Since you are looking for US Navy records the National Archives have most of the records that you are looking for. There was a fire in 1973 that destroyed some of the records. A few years ago the records started to be transfered to the second site. You can start your search at the two sites below. The sites will tell you what information is required and you can down load the forms to request your Grandfathers records. 

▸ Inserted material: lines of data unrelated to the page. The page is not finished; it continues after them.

# AntoineBlanot/LC2IS

Measured on AMD Instinct MI355X. Metric: training-step images/sec (512x512, ADE20K-150), higher is better.
Workload: dtype bf16; 1 GPU; BaseModelWithText ViT-B/16 + CLIP-text + decoder + fused head/CE train step, 512x512, 151 classes, text len 16, sgd; batch_per_gpu=32, global_batch=32, parallelism=dp1

## Files before the change

### include/lc2is_hip.h

```cpp
#ifndef LC2IS_HIP_H
#define LC2IS_HIP_H
#include <stddef.h>
#include <stdint.h>

#ifdef __cplusplus
extern "C" {
#endif

#define LC2IS_ACT_NONE 0
#define LC2IS_ACT_QUICK_GELU 1
#define LC2IS_ACT_RELU 2
#define LC2IS_ACT_DQUICK_GELU 3
#define LC2IS_ACT_DRELU 4
#define LC2IS_ACT_QUICK_GELU_GRAD 5
#define LC2IS_ACT_MUL_AUX 6
#define LC2IS_ACT_GELU_ERF 7
#define LC2IS_ACT_DGELU_ERF 8
#define LC2IS_ACT_ADD_AUX 9

#define LC2IS_INTERP_BICUBIC 0
#define LC2IS_INTERP_BILINEAR 1

typedef void* lc2is_stream_t;

typedef struct {
  const void* src;
  void* dst;
  void* dstT;
  int N, K, ld_dst, ld_dstT;
  int tile_start;
  int flags;
} lc2is_shadow_desc;

const char* lc2is_version(void);

int lc2is_set_cu_budget(int ncu);
int lc2is_get_cu_budget(void);

int lc2is_gemm_nt_bf16(const void* A, int lda, const void* W, int ldw, const float* bias,
                       const float* resid, int ldr, const void* aux_in, int ldx, void* out_bf16, int ldo,
                       float* out_f32, int ldf, void* aux_out, int ldy, int M, int N, int K, int act,
                       int tile_cfg, lc2is_stream_t stream);

size_t lc2is_gemm_nt_ln_xchg_bytes(int M, int N);
int lc2is_gemm_nt_ln_bf16(const void* A, int lda, const void* W, int ldw, const float* bias, const float* resid, int ldr,
                          float* out_f32, int ldf, const float* gamma, const float* beta, float eps, void* ln_out, int ldl,
                          float* mean, float* rstd, void* xchg, size_t xchg_bytes, int M, int N, int K, lc2is_stream_t stream);

int lc2is_gemm_nt_bf16_batched(const void* A, int lda, long stride_a, const void* W, int ldw, long stride_w,
                               void* out_bf16, int ldo, long stride_ob, float* out_f32, int ldf, long stride_of,
                               int M, int N, int K, int batch, lc2is_stream_t stream);

size_t lc2is_gemm_tn_workspace_bytes(int M, int N, int K);
int lc2is_gemm_tn_bf16(const void* dY, int ldy, const void* X, int ldx, float* dW, int ldw, float* db, int M,
                       int N, int K, int accumulate, void* workspace, size_t workspace_bytes,
                       lc2is_stream_t stream);
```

http://www.archives.gov/veterans/military-service-records/get-service-records.html

http://www.archives.gov/st-louis/military-personnel/public/archival-programs.html

Best of Luck
Joe


----------



## rrratina

*Found Father's Records: U.S.S. Kansas*

Hi - We found my grandfather's War Service Certificate. He served on the U.S.S. Kansas sometime from July 19, 1918 to July 28, 1919. Where was the ship during these dates? 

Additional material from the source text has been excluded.